Abstract

Ammonia is continuously generated during cell metabolism via the catabolism of purines, pyrimidines and polyamines, and deamination of amino acids. Although endothelial cells (ECs) produce substantial amounts of ammonia, the role of this gas in ECs is not known. Since heme oxygenase‐1 (HO‐1) is an important regulator of EC function, we investigated whether ammonia modulates the expression of HO‐1 in cultured human umbilical vein ECs. Treatment of ECs with ammonia, given as ammonium chloride or ammonium hydroxide, stimulated a concentration‐ and time‐dependent increase in HO‐1 protein. A significant rise in HO‐1 protein was first detected after 4 hours and levels progressively increased over 24 hours of ammonia exposure. Ammonia‐mediated increases in HO‐1 protein expression were paralleled by significant elevations in HO‐1 mRNA. The induction of HO‐1 by ammonia was dependent on de novo RNA synthesis since it was blocked by the transcriptional inhibitor actinomycin D. Ammonia also stimulated a rapid and sustained increase in the production of reactive oxygen species (ROS) beginning one hour after ammonia administration.
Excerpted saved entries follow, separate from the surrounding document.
template <int EP, bool DS = false>
__global__ __launch_bounds__(kMfmaThreads) void bconv_mfma_kernel(const uint32_t* __restrict__ P,
                                                                  const uint32_t* __restrict__ M,
                                                                  const int8_t* __restrict__ W8, BNN_EPI_PARAMS,
                                                                  const Geo g, const MfmaGeo mg,
                                                                  const uint32_t* __restrict__ dsP,
                                                                  const int8_t* __restrict__ dsW8,
                                                                  const float* __restrict__ ds_alpha,
                                                                  const float* __restrict__ ds_a,
                                                                  const float* __restrict__ ds_b) {
  static_assert(!DS || EP == EP_OUT, "the fold belongs to BN + residual + ReLU -> fp32 + planes");
  BNN_EPI_INIT;
  [[maybe_unused]] const ShortcutArgs8 sc{dsP, dsW8, ds_alpha, ds_a, ds_b};
  extern __shared__ __attribute__((aligned(16))) unsigned char lds[];
  const int tid = threadIdx.x, lane = tid & 63;
  const int wave = __builtin_amdgcn_readfirstlane(tid >> 6);
  const int lrow = lane & 15, lgrp = lane >> 4;
  const int pwaves = mg.tp >> 6;
  const int wave_pix = (wave % pwaves) * 64;
  const int wave_ch = (wave / pwaves) * 64;
  const int q0 = blockIdx.x * mg.tp;
  const int o_wave = blockIdx.y * (64 * (4 / pwaves)) + wave_ch;

  int ty, tx;
  const int c_first = centre_of(g, mg, q0, &ty, &tx);
  const int c_last = centre_of(g, mg, min(q0 + mg.tp, g.npix) - 1, &ty, &tx);
  const int l_lo = max(c_first - g.Wd - 1, 0);
  const int patch_len = min(min(c_last + g.Wd + 1, mg.n_in - 1) - l_lo + 1, mg.patch_cap);
  const int zero_idx = mg.patch_cap;

  int base[4];
  uint32_t okm[4];
#pragma unroll
  for (int pt = 0; pt < 4; ++pt) {
    const int q = min(q0 + wave_pix + 16 * pt + lrow, g.npix - 1);
    int oy, ox;
    base[pt] = centre_of(g, mg, q, &oy, &ox) - l_lo;
    uint32_t m = 0u;
#pragma unroll
    for (int t = 0; t < 9; ++t) {
      const int iy = oy * g.sh - 1 + t / 3, ix = ox * g.sw - 1 + t % 3;
      const bool ok = (unsigned)iy < (unsigned)g.H && (unsigned)ix < (unsigned)g.Wd;
      m |= (ok ? 1u : 0u) << t;
    }
    okm[pt] = m;
  }

  i32x4 acc[4][4];
#pragma unroll
  for (int ct = 0; ct < 4; ++ct)
#pragma unroll
    for (int pt = 0; pt < 4; ++pt) acc[ct][pt] = i32x4{0, 0, 0, 0};

  if (tid < 4) reinterpret_cast<uint4*>(lds + (size_t)zero_idx * 64)[tid] = uint4{0u, 0u, 0u, 0u};

  const bool nn = mg.nn != 0;
  const uint2* P2 = reinterpret_cast<const uint2*>(P);
  const uint2* M2 = reinterpret_cast<const uint2*>(M);
  const int8_t* wbase = W8 + (size_t)(o_wave >> 6) * mg.groups * (9 * 4096) + lane * 16;

  const int ksteps = mg.groups * 9;
  auto a_load = [&](i32x4 (&dst)[4], int k) {
    const int8_t* src = wbase + (size_t)min(k, ksteps - 1) * 4096;
#pragma unroll
    for (int ct = 0; ct < 4; ++ct) dst[ct] = *reinterpret_cast<const i32x4*>(src + ct * 1024);
  };
  auto b_frag = [&](int pt, int t) -> i32x4 {
    const int off = (t / 3 - 1) * g.Wd + (t % 3 - 1);
    const int idx = ((okm[pt] >> t) & 1u) ? min(base[pt] + off, zero_idx) : zero_idx;
    return *reinterpret_cast<const i32x4*>(lds + (size_t)idx * 64 + lgrp * 16);
  };
  unsigned wi0[kPatchSlots];
  uint2 pv[kPatchSlots], mv[kPatchSlots];
#pragma unroll
  for (int sl = 0; sl < kPatchSlots; ++sl) {
    const int L = l_lo + min(tid + sl * kMfmaThreads, patch_len - 1);
    const int n = (int)fast_div((uint32_t)L, mg.m_ihw, mg.s_ihw);
    wi0[sl] = (unsigned)(n * mg.groups * mg.ihw + (L - n * mg.ihw));
    pv[sl] = uint2{0u, 0u};
    mv[sl] = uint2{0u, 0u};
  }
  auto request = [&](int gi) {
#pragma unroll
    for (int sl = 0; sl < kPatchSlots; ++sl)
      if (sl * kMfmaThreads < patch_len) {
        pv[sl] = P2[wi0[sl] + (unsigned)(gi * mg.ihw)];
        if (!nn) mv[sl] = M2[wi0[sl] + (unsigned)(gi * mg.ihw)];
      }
  };
  auto expand = [&]() {
#pragma unroll
    for (int sl = 0; sl < kPatchSlots; ++sl) {
      const int i = tid + sl * kMfmaThreads;
      if (i < patch_len) {
        uint4* dst = reinterpret_cast<uint4*>(lds + (size_t)i * 64);
#pragma unroll
        for (int h = 0; h < 4; ++h) {
          const uint32_t pw = h < 2 ? pv[sl].x : pv[sl].y, mw = h < 2 ? mv[sl].x : mv[sl].y;
          const int s0 = 16 * (h & 1);
          dst[h] = uint4{expand4(pw, mw, s0, nn), expand4(pw, mw, s0 + 4, nn), expand4(pw, mw, s0 + 8, nn),
                         expand4(pw, mw, s0 + 12, nn)};
        }
      }
    }
  };

  request(0);
  i32x4 a_buf[3][4];
  if constexpr (DS) {
    const int sg = g.ds_cw >> 1;
    uint2 scw[4];
    {
      const int q = min(q0 + tid, g.npix - 1), hw = g.Ho * g.Wo;
      const int n = (int)fast_div((uint32_t)q, g.m_hw, g.s_hw), r = q - n * hw;
      const int oy = (int)fast_div((uint32_t)r, g.m_wo, g.s_wo), ox = r - oy * g.Wo;
      const uint2* S2 = reinterpret_cast<const uint2*>(sc.P);
      if (g.ds_w > 0) {
        const unsigned shw = (unsigned)(g.ds_h * g.ds_w);
        const int y0 = 2 * oy, x0 = 2 * ox;
        const bool x1 = x0 + 1 < g.ds_w, y1 = y0 + 1 < g.ds_h;
        const unsigned b0 = (unsigned)n * (unsigned)sg * shw + (unsigned)(y0 * g.ds_w + x0);
        static_for<4>([&](auto GI) {
          constexpr int gi = GI;
          uint2 v{0u, 0u};
          if (gi < sg) {
            const unsigned b = b0 + (unsigned)gi * shw;
            v = S2[b];
            const uint2 a = S2[x1 ? b + 1 : b], c = S2[y1 ? b + (unsigned)g.ds_w : b],
                        e = S2[(x1 && y1) ? b + (unsigned)g.ds_w + 1 : b];
            v.x |= a.x | c.x | e.x;
            v.y |= a.y | c.y | e.y;
          }
          scw[gi] = v;
        });
      } else {
        const unsigned b0 = (unsigned)n * (unsigned)sg * (unsigned)hw + (unsigned)r;
        static_for<4>([&](auto GI) {
          constexpr int gi = GI;
          scw[gi] = gi < sg ? S2[b0 + (unsigned)(gi * hw)] : uint2{0u, 0u};
        });
      }
    }
    const int8_t* sbase = sc.W8 + (size_t)(o_wave >> 6) * sg * 4096 + lane * 16;
    auto sa_load = [&](i32x4 (&dst)[4], int k) {
      const int8_t* src = sbase + (size_t)min(k, sg - 1) * 4096;
#pragma unroll
      for (int ct = 0; ct < 4; ++ct) dst[ct] = *reinterpret_cast<const i32x4*>(src + ct * 1024);
    };
    sa_load(a_buf[0], 0);
    sa_load(a_buf[1], 1);
    static_for<4>([&](auto K) {
      constexpr int k = K;
      if (k < sg) {
        if (k > 0) __syncthreads();
        if (tid < mg.tp) {
          uint4* dst = reinterpret_cast<uint4*>(lds + (size_t)tid * 64);
#pragma unroll
          for (int h = 0; h < 4; ++h) {
            const uint32_t pw = h < 2 ? scw[k].x : scw[k].y;
            const int s0 = 16 * (h & 1);
            dst[h] = uint4{expand4(pw, 0u, s0, true), expand4(pw, 0u, s0 + 4, true), expand4(pw, 0u, s0 + 8, true),
                           expand4(pw, 0u, s0 + 12, true)};
          }
        }
        __syncthreads();
        sa_load(a_buf[(k + 2) % 3], k + 2);
        i32x4 b_sc[4];
#pragma unroll
        for (int pt = 0; pt < 4; ++pt)
          b_sc[pt] = *reinterpret_cast<const i32x4*>(lds + (size_t)(wave_pix + 16 * pt + lrow) * 64 + lgrp * 16);
        __builtin_amdgcn_sched_barrier(0);
#pragma unroll
        for (int ct = 0; ct < 4; ++ct)
#pragma unroll
          for (int pt = 0; pt < 4; ++pt)
            acc[ct][pt] = __builtin_amdgcn_mfma_i32_16x16x64_i8(a_buf[k % 3][ct], b_sc[pt], acc[ct][pt], 0, 0, 0);
        __builtin_amdgcn_sched_barrier(0);
      }
    });
  }
  a_load(a_buf[0], 0);
  a_load(a_buf[1], 1);
  if constexpr (DS) {
    short* park = reinterpret_cast<short*>(lds + mg.park_off) + wave * (64 * kParkStride);
#pragma unroll
    for (int ct = 0; ct < 4; ++ct)
#pragma unroll
      for (int pt = 0; pt < 4; ++pt) {
        const i32x4 v = acc[ct][pt];
        *reinterpret_cast<uint2*>(park + (16 * pt + lrow) * kParkStride + 16 * ct + 4 * lgrp) =
            uint2{((uint32_t)v[0] & 0xFFFFu) | ((uint32_t)v[1] << 16), ((uint32_t)v[2] & 0xFFFFu) | ((uint32_t)v[3] << 16)};
        acc[ct][pt] = i32x4{0, 0, 0, 0};
      }
  }
#pragma unroll 1
  for (int gi = 0; gi < mg.groups; ++gi) {
    __syncthreads();
    expand();
    __syncthreads();
    if (gi + 1 < mg.groups) request(gi + 1);
    i32x4 b_cur[4];
#pragma unroll
    for (int pt = 0; pt < 4; ++pt) b_cur[pt] = b_frag(pt, 0);
#pragma unroll
    for (int t = 0; t < 9; ++t) {
      i32x4 b_nxt[4];
      a_load(a_buf[(t + 2) % 3], gi * 9 + t + 2);
      if (t < 8) {
#pragma unroll
        for (int pt = 0; pt < 4; ++pt) b_nxt[pt] = b_frag(pt, t + 1);
      }
      __builtin_amdgcn_sched_barrier(0);
#pragma unroll
      for (int ct = 0; ct < 4; ++ct)
#pragma unroll
        for (int pt = 0; pt < 4; ++pt)
          acc[ct][pt] = __builtin_amdgcn_mfma_i32_16x16x64_i8(a_buf[t % 3][ct], b_cur[pt], acc[ct][pt], 0, 0, 0);
      __builtin_amdgcn_sched_barrier(0);
      if (t < 8) {
#pragma unroll
        for (int pt = 0; pt < 4; ++pt) b_cur[pt] = b_nxt[pt];
      }
    }
  }

  const Pix px = decode_pixel<true>(g, q0 + wave_pix + lane);
  int* tbuf = reinterpret_cast<int*>(lds) + wave * (32 * kAccStride);
#pragma unroll
  for (int h = 0; h < 2; ++h) {
    const int o0 = o_wave + 32 * h;
    float resv[32];
    if constexpr (DS) {
      using f2 = __attribute__((ext_vector_type(2))) float;
      const uint4* pr = reinterpret_cast<const uint4*>(reinterpret_cast<const short*>(lds + mg.park_off) +
                                                       wave * (64 * kParkStride) + lane * kParkStride + 32 * h);
      uint32_t w[16];
#pragma unroll
      for (int i = 0; i < 4; ++i) {
        const uint4 v = pr[i];
        w[4 * i] = v.x; w[4 * i + 1] = v.y; w[4 * i + 2] = v.z; w[4 * i + 3] = v.w;
      }
#pragma unroll
      for (int j = 0; j < 32; j += 2) {
        const int o = o0 + j;
        const f2 d = f2{(float)((int)(w[j >> 1] << 16) >> 16), (float)((int)w[j >> 1] >> 16)};
        const f2 t = __builtin_elementwise_fma(f2{sc.alpha[o], sc.alpha[o + 1]}, d, f2{0.0f, 0.0f});
        const f2 r = __builtin_elementwise_fma(t, f2{sc.a[o], sc.a[o + 1]}, f2{sc.b[o], sc.b[o + 1]});
        resv[j] = r.x;
        resv[j + 1] = r.y;
      }
    } else {
      prefetch_residual<32, EP, true>(g, px, o0, epi, resv);
    }
    __syncthreads();
#pragma unroll
    for (int c2 = 0; c2 < 2; ++c2)
#pragma unroll
      for (int pt = 0; pt < 4; ++pt)
#pragma unroll
        for (int r = 0; r < 4; ++r)
          tbuf[(16 * c2 + 4 * lgrp + r) * kAccStride + 16 * pt + lrow] = acc[2 * h + c2][pt][r];
    __syncthreads();
    int dot[32];
#pragma unroll
    for (int j = 0; j < 32; ++j) dot[j] = tbuf[j * kAccStride + lane];
    uint32_t pbits = 0u, mbits = 0u;
    epilogue<32, EP, true>(g, px, o0, dot, resv, epi, pbits, mbits, 0, 1.0f, 0.0f);
    uint32_t xorw = 0u;
    if constexpr (EP == EP_MIDT) xorw = (uint32_t)epi.thr[kThrStride * o0 + 1];
    store_packed(g, px, o0 >> 5, pbits, mbits, epi, true, xorw);
  }
}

However, incubation of ECs with the antioxidant N‐acetyl‐L‐cysteine prevented the formation of ROS and blocked the induction of HO‐1 by ammonia. In conclusion, this study found that ammonia stimulates HO‐1 gene expression in vascular endothelium via a transcriptional‐ and redox‐sensitive pathway. The ability of ammonia to induce HO‐1 may provide a potential mechanism by which this gas regulates EC function. Supported by NIH grant HL59976.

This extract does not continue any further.